Подтверждением тому, сколь важную роль играло «немецкое» в детстве Мандельштама, является обилие в «Шуме времени» немецких реалий. В описаниях Петербурга присутствуют не только «немецкие» персонажи (как Гольдберг и его помощник), но и «немецкие» места. Так, Мандельштамы «ходили гулять по Большой Морской», «где красная лютеранская кирка» (II, 350): немецкая церковь из неотштукатуренного кирпича на стыке Большой Морской и Мойки (Морозов 2002: 231) — своего рода биографический интертекст стихотворения «Лютеранин».
В немецкие тона в «Шуме времени» окрашена Прибалтика, где жили дедушка и бабушка поэта. По мнению Л. Ф. Кациса, «описание Рижского взморья и его курортов строится на противопоставлении музыки немецкой части курорта и какофонии „еврейской клоаки“» (2002: 217). Рига названа «немецкой» (II, 354), «в Майоренгофе, у немцев, играла музыка — симфонический оркестр в садовой раковине — „Смерть и просветление“ Штрауса. Пожилые немки с румянцем на щеках, в свежем трауре, находили свою отраду» (II, 364). В последнем предложении реминисцируется образ «заплаканных дам» из стихотворения «Лютеранин». Образ румяных немок можно интерпретировать как невольное указание на биографический источник образов «Лютеранина»: таким образом, в стихотворении 1912 года переплелись воспоминания о лютеранской церкви в Петербурге и прибалтийских гуляньях.

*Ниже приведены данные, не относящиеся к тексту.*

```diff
+                const float a2 = __int_as_float(__builtin_amdgcn_ds_bpermute(pa2, __float_as_int(av)));
+#pragma unroll
+                for (int e = 0; e < 4; ++e) {
+                  const bool nx = e > 0 && p0 + e >= UR;
+                  u[e] = fmaf(wa[i][e], nx ? a2 : a1, wb[i][e] * (nx ? a1 : a0));
+                }
+              } else {
+#pragma unroll
+                for (int e = 0; e < 4; ++e) u[e] = fmaf(wa[i][e], a1, wb[i][e] * a0);
+              }
+              *(lvec_t)(xp + i * RSTEP * XS) = u;
+            }
+            xp += UB * RSTEP * XS;
+            asm volatile("" : "+v"(xp));
+            __builtin_amdgcn_sched_barrier(0);
+          }
+        } else {
           constexpr int UB = RW % 6 == 0 ? 6 : RB;
           constexpr bool UEXP = UR == 5;
           lptr_t xp = (lptr_t)(X + rsub * XS + c4);
@@ -390,12 +539,17 @@
             __builtin_amdgcn_sched_barrier(0);
           }
         }
+        if constexpr (UPRE) {
+          if (h == 0) u_request(cs, 1, 0, RW);
+        }
         Pipe wp;
         wp.prefetch(wu, lane);
         lds_barrier();
+        USTAMP(1 + 2 * h);
         if constexpr (K::NARROW) gemm_phase_rolled<K, false>(wu, X, acc, wp, colblk, lane);
         else gemm_phase<K, false>(wu, X, acc, wp, colblk, lane);
         lds_barrier();
+        USTAMP(2 + 2 * h);
       }
       acc_to_x<K>(acc, X, rowblk0, colblk, lane);
       lds_barrier();
@@ -411,6 +565,7 @@
         }
       }
       lds_barrier();
+      USTAMP(5);
     }
     if constexpr (SPEC0) {
       const ResSpec0& sp = a.spec;
@@ -651,7 +806,7 @@
     if constexpr (K::NARROW) gemm_phase_rolled<K>(w2t, X, acc, wp, colblk, lane);
     else gemm_phase<K>(w2t, X, acc, wp, colblk, lane);
     have_next = next_tile < run1;
-    if (last_blk) cn = columns_of(have_next ? next_tile : tile);
+    if (last_blk || (UPRE && final_blk)) cn = columns_of(have_next ? next_tile : tile);
     if constexpr (!STREAM && UR == 0 && !SPEC0) {
       if (final_blk) {
       long nb;
@@ -753,6 +908,9 @@
       if (UR == 0 && !SPEC0 && last_blk && have_next) {
 #pragma unroll
         for (int i = 0; i < RB; ++i) xr[i0 + i] = *xrow(cn, rsub + RSTEP * (i0 + i));
+      }
+      if constexpr (UPRE) {
+        if (final_blk && have_next) u_request(cn, 0, i0, RB);
       }
       xp6 += RB * RSTEP * XS;
       pb6 += RB * RSTEP * XS;
@@ -1135,6 +1293,7 @@
 #undef lds_barrier
 #endif
 #undef STAMP
+#undef USTAMP
 }
 
 }
```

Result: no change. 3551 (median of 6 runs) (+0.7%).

Местом встречи «немецкого», «русского» и «еврейского» элементов оказывается музыка[240]. У немцев играют «Смерть и просветление» Штрауса, у евреев — Чайковского:
«Как убедительно звучали эти… все же русские скрипичные голоса в грязной еврейской клоаке! Какая нить протянута от этих первых убогих концертов к шелковому пожару Дворянского собрания и тщедушному Скрябину, который вот-вот сейчас будет раздавлен обступившим его со всех сторон еще немым полукружием певцов и скрипичным лесом „Прометея“» («Шум времени», II, 364).
Знаменательна лексическая перекличка этого признания с мандельштамовскими трактовками Баха периода акмеизма: «Как убедительна музыка Баха!» («Утро акмеизма», I, 180). Скрытый «баховский» подтекст, перекликающийся с готической рассудочностью Баха, можно увидеть и в более ранних описаниях интеграционных движений отцовского поколения, когда Мандельштам говорит о «рассудочных» еврейских юношах (II, 362). Немецко-русская музыка, как и немецкая и русская литература в отцовской библиотеке, а также строй Петербурга олицетворяют европейский императив еврейства мандельштамовского поколения. Причем, говоря об этом, Мандельштам пользуется заготовками из арсенала немецкой темы. В 1910-е годы они использовались в его акмеистической полемике с символизмом, теперь — в сведении счетов со своим прошлым. Одновременно мандельштамовские «немецкие» музыкальные воспоминания объясняют ту привязанность к немецкой музыке, которую Мандельштам отстаивал против символизма в акмеизме.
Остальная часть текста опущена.